§ About this task
Wherever a line of the records contains "shape", copy that line.

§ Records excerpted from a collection
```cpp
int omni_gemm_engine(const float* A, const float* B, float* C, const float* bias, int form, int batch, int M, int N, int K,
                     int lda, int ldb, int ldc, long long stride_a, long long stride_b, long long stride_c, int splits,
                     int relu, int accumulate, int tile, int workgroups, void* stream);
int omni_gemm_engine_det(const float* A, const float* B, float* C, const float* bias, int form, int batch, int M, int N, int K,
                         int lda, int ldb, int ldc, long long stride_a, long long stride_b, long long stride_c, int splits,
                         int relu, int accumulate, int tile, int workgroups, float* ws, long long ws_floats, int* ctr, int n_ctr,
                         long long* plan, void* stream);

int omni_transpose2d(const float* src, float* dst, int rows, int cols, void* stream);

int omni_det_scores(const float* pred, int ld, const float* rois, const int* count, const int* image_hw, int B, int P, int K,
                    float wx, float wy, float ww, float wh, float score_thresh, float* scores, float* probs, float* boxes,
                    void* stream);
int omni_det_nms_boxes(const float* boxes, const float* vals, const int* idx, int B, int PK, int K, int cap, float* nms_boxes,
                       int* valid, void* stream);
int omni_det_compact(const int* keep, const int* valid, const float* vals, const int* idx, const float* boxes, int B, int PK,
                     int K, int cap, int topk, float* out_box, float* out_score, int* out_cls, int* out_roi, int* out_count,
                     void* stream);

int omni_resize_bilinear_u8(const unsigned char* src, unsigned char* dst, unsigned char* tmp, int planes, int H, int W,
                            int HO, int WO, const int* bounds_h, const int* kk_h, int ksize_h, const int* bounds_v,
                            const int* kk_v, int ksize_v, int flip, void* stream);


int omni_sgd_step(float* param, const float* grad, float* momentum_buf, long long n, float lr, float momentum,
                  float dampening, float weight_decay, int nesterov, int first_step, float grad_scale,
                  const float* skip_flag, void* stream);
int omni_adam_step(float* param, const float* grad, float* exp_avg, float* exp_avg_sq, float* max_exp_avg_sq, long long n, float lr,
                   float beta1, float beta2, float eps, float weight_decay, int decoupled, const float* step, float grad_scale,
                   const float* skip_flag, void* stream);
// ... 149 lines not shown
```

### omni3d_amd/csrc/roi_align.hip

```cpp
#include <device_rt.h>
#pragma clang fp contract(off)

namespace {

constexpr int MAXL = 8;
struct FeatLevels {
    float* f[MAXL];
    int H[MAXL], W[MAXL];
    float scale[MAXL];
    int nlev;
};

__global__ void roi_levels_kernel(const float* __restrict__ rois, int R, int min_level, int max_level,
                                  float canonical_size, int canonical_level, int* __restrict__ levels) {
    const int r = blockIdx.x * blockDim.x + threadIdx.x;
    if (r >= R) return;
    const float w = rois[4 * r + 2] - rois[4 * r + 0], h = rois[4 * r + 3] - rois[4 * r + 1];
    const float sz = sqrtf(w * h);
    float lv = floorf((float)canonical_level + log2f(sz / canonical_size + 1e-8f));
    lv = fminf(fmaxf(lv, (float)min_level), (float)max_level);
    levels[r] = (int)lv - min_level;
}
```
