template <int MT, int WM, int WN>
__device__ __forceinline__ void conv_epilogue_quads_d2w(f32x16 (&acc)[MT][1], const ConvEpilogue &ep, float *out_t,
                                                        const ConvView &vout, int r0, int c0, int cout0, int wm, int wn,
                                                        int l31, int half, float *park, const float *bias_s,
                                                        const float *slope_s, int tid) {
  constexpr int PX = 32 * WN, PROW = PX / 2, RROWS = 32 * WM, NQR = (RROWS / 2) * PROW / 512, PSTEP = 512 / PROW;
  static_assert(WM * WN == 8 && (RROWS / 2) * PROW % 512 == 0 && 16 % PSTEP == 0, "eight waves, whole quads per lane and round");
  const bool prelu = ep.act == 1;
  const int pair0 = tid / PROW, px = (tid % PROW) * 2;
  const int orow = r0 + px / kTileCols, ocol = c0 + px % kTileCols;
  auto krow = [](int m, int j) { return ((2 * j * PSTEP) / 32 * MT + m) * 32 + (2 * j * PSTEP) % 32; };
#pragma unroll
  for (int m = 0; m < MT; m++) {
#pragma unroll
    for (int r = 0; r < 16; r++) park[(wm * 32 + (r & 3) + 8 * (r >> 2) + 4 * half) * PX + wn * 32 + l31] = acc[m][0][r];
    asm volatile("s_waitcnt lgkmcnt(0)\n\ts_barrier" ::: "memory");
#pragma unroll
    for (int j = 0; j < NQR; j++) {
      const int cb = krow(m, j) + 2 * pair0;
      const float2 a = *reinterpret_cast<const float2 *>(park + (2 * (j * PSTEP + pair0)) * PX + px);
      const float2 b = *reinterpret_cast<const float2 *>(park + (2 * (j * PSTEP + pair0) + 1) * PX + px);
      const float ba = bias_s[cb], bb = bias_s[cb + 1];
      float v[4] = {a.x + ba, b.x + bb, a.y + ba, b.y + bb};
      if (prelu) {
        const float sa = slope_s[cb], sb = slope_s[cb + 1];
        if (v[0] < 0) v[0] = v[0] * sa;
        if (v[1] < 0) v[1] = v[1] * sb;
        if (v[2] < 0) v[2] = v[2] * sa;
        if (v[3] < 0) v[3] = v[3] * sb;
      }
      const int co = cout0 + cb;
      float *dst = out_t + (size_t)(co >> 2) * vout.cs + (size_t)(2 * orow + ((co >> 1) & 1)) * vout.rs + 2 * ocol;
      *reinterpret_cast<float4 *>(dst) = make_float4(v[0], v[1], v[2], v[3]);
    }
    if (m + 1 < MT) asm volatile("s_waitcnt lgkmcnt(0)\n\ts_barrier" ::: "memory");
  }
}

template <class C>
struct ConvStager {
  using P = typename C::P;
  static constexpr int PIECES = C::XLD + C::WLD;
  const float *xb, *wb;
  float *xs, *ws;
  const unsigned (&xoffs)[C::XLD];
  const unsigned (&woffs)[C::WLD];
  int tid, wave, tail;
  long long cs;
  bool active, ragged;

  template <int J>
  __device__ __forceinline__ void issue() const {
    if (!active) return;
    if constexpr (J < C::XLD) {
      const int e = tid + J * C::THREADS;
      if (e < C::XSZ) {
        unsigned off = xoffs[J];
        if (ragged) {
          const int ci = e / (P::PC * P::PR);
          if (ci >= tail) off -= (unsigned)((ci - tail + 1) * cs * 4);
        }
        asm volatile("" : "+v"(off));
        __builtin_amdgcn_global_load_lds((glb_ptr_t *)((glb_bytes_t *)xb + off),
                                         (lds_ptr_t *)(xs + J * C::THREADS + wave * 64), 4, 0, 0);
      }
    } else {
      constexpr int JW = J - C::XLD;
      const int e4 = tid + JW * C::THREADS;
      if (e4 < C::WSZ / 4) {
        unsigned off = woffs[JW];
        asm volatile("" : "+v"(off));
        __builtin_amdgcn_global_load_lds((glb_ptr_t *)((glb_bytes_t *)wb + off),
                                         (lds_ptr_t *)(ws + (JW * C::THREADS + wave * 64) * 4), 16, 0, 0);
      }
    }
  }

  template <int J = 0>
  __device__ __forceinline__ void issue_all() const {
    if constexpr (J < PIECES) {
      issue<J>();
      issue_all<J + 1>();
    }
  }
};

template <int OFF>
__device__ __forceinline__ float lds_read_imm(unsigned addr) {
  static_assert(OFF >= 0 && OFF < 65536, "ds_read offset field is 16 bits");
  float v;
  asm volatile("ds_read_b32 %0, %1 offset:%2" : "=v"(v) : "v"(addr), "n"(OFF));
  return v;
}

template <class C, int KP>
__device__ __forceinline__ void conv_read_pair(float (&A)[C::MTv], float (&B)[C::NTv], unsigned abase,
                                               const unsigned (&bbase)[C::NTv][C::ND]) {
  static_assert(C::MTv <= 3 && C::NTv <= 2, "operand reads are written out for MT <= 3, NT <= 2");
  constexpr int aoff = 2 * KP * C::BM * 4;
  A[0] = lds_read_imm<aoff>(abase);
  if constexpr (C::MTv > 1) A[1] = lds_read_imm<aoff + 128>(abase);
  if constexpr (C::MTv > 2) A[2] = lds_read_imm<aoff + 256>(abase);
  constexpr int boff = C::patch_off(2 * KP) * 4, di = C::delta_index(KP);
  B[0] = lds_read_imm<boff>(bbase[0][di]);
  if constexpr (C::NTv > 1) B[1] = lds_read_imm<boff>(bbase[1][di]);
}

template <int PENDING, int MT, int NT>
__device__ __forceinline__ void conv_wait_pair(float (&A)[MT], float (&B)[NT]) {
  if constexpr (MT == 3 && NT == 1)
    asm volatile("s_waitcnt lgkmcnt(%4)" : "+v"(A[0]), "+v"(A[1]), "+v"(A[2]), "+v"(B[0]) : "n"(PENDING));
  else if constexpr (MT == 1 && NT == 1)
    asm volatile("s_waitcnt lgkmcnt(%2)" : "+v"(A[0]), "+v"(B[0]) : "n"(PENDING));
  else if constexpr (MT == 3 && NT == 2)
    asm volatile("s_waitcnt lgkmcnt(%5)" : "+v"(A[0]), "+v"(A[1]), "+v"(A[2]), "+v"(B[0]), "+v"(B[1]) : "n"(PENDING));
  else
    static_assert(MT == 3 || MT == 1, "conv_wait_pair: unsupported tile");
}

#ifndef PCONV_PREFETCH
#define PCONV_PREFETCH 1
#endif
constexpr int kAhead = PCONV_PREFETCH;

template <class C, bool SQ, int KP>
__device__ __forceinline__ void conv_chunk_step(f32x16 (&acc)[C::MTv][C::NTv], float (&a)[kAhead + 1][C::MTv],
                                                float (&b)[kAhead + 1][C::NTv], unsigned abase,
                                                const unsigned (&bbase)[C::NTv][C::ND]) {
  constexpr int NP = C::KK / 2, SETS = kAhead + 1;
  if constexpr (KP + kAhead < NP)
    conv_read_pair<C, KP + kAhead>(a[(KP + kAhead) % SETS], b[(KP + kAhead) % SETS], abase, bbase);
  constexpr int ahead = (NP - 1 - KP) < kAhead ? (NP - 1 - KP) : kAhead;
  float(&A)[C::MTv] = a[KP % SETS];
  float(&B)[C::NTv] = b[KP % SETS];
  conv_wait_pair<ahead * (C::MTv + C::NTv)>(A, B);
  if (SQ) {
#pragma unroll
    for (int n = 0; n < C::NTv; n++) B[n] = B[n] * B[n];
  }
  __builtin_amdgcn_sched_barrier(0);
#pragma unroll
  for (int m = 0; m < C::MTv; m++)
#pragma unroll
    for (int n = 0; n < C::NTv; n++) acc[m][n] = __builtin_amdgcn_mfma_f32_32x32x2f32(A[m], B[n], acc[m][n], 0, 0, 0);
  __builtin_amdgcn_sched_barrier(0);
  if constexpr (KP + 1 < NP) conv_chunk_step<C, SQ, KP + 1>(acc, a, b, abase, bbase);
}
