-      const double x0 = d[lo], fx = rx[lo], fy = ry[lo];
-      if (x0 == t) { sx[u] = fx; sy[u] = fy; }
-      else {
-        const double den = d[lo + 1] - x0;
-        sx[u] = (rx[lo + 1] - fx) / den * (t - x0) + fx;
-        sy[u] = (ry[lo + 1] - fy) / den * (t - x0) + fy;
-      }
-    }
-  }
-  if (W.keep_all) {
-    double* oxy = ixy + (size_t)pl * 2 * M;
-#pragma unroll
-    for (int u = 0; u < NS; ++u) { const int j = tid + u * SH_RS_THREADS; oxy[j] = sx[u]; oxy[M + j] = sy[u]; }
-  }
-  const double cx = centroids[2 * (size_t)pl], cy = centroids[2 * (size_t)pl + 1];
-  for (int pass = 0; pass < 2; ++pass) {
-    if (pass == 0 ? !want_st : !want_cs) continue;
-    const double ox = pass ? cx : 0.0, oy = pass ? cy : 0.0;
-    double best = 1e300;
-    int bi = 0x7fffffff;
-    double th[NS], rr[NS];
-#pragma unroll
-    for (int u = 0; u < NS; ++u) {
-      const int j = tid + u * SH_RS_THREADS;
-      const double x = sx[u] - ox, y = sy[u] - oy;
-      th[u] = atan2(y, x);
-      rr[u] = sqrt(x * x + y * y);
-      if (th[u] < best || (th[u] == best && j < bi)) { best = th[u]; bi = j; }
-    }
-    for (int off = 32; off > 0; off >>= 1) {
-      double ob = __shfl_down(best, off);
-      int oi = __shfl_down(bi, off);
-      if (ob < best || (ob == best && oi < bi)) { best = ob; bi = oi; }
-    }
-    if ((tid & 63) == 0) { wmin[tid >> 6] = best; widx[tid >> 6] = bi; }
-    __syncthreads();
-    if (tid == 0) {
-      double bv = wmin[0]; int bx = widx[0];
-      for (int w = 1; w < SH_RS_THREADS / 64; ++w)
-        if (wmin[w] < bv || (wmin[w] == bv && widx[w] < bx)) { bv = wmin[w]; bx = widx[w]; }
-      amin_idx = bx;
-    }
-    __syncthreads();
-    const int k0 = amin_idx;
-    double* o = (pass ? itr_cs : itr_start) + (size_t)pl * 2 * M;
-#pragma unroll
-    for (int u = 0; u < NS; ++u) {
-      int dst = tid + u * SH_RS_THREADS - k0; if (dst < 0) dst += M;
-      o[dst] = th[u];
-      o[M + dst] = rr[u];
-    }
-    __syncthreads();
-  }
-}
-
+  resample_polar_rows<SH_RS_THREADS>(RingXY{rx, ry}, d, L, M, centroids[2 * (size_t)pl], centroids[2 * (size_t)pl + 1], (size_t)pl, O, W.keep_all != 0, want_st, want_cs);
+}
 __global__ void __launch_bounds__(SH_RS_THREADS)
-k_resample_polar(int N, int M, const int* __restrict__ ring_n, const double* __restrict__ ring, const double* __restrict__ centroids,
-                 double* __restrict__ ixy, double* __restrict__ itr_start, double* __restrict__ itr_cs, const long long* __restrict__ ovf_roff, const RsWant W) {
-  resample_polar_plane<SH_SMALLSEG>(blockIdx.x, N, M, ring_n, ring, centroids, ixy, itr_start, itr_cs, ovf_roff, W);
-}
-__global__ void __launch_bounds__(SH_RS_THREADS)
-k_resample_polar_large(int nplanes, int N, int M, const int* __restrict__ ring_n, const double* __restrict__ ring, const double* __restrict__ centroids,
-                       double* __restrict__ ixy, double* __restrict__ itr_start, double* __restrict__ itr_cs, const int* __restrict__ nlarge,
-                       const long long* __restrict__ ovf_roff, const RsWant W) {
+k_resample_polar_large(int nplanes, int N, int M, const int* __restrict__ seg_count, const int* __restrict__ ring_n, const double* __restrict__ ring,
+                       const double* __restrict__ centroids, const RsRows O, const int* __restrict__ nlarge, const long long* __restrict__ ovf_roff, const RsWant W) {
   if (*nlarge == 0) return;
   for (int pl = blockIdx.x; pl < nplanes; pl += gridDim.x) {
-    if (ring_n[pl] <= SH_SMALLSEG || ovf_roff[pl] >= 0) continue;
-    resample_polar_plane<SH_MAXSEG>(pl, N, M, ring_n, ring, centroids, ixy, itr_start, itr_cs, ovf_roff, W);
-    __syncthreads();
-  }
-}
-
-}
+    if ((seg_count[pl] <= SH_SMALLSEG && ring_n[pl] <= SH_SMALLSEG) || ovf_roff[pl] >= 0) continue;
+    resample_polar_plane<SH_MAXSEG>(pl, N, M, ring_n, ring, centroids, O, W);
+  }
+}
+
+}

---

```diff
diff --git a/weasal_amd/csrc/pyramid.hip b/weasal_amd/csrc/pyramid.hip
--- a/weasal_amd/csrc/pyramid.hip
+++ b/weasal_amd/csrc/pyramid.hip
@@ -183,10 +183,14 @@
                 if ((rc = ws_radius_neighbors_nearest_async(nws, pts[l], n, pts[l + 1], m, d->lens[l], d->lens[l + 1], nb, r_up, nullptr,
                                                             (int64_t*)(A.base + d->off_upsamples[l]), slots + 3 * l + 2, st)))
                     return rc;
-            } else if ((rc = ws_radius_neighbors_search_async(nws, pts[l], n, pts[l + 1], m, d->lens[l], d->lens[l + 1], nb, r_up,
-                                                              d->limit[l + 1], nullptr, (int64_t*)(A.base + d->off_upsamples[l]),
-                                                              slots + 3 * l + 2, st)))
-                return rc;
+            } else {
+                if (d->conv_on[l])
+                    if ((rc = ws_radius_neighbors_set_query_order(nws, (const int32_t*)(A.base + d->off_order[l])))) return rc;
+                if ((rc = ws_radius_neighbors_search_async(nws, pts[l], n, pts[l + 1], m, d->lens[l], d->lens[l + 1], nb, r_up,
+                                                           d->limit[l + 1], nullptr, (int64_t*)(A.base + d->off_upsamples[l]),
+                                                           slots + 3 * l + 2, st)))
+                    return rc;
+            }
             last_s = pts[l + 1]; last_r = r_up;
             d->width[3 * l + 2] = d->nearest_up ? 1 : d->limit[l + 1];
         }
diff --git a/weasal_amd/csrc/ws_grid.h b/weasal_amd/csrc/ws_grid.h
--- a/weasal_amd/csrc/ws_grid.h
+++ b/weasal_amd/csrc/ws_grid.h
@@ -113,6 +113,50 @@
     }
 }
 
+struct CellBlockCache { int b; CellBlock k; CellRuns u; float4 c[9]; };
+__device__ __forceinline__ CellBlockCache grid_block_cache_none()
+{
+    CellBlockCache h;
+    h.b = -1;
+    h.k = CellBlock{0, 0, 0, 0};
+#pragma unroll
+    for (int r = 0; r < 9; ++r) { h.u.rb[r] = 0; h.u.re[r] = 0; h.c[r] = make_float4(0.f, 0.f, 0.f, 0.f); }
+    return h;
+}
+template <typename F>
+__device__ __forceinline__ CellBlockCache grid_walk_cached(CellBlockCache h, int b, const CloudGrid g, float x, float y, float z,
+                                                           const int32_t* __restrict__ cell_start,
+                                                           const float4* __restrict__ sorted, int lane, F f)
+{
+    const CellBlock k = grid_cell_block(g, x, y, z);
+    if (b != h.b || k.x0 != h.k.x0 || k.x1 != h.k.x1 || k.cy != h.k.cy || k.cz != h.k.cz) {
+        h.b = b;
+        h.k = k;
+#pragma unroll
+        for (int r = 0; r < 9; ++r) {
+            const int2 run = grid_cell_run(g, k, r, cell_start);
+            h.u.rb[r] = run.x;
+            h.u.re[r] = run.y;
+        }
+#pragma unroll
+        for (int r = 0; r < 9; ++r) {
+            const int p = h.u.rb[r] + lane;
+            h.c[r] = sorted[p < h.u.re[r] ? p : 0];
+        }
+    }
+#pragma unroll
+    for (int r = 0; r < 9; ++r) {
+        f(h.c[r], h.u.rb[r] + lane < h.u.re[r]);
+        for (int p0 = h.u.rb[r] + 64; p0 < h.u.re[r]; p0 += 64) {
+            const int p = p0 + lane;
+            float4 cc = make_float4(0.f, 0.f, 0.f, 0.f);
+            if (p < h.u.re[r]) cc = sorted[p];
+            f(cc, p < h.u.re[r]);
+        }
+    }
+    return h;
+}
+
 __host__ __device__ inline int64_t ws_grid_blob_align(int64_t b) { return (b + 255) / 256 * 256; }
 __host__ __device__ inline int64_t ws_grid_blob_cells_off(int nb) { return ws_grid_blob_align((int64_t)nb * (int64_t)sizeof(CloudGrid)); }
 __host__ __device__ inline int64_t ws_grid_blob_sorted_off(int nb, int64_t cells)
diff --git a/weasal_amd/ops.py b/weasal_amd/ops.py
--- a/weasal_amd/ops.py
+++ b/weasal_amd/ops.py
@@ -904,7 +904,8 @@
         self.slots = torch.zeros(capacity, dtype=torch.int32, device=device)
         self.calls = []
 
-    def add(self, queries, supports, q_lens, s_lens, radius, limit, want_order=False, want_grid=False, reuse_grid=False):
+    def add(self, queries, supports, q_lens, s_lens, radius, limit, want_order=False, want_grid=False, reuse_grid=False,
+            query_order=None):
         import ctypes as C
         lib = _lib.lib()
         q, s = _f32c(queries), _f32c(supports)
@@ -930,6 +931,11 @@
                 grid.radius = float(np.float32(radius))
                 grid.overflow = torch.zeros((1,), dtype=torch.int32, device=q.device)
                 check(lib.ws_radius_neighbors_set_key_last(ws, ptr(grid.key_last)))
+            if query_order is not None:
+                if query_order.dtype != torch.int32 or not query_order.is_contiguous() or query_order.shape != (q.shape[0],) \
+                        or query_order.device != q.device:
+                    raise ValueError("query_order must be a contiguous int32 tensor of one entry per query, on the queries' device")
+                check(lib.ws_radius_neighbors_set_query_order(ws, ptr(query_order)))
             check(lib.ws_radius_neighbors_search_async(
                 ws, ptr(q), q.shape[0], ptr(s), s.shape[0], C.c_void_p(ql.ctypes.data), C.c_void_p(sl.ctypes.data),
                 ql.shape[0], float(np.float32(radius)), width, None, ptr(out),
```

§ Response to the task
+                if query_order.dtype != torch.int32 or not query_order.is_contiguous() or query_order.shape != (q.shape[0],) \
                 ws, ptr(q), q.shape[0], ptr(s), s.shape[0], C.c_void_p(ql.ctypes.data), C.c_void_p(sl.ctypes.data),
                 ql.shape[0], float(np.float32(radius)), width, None, ptr(out),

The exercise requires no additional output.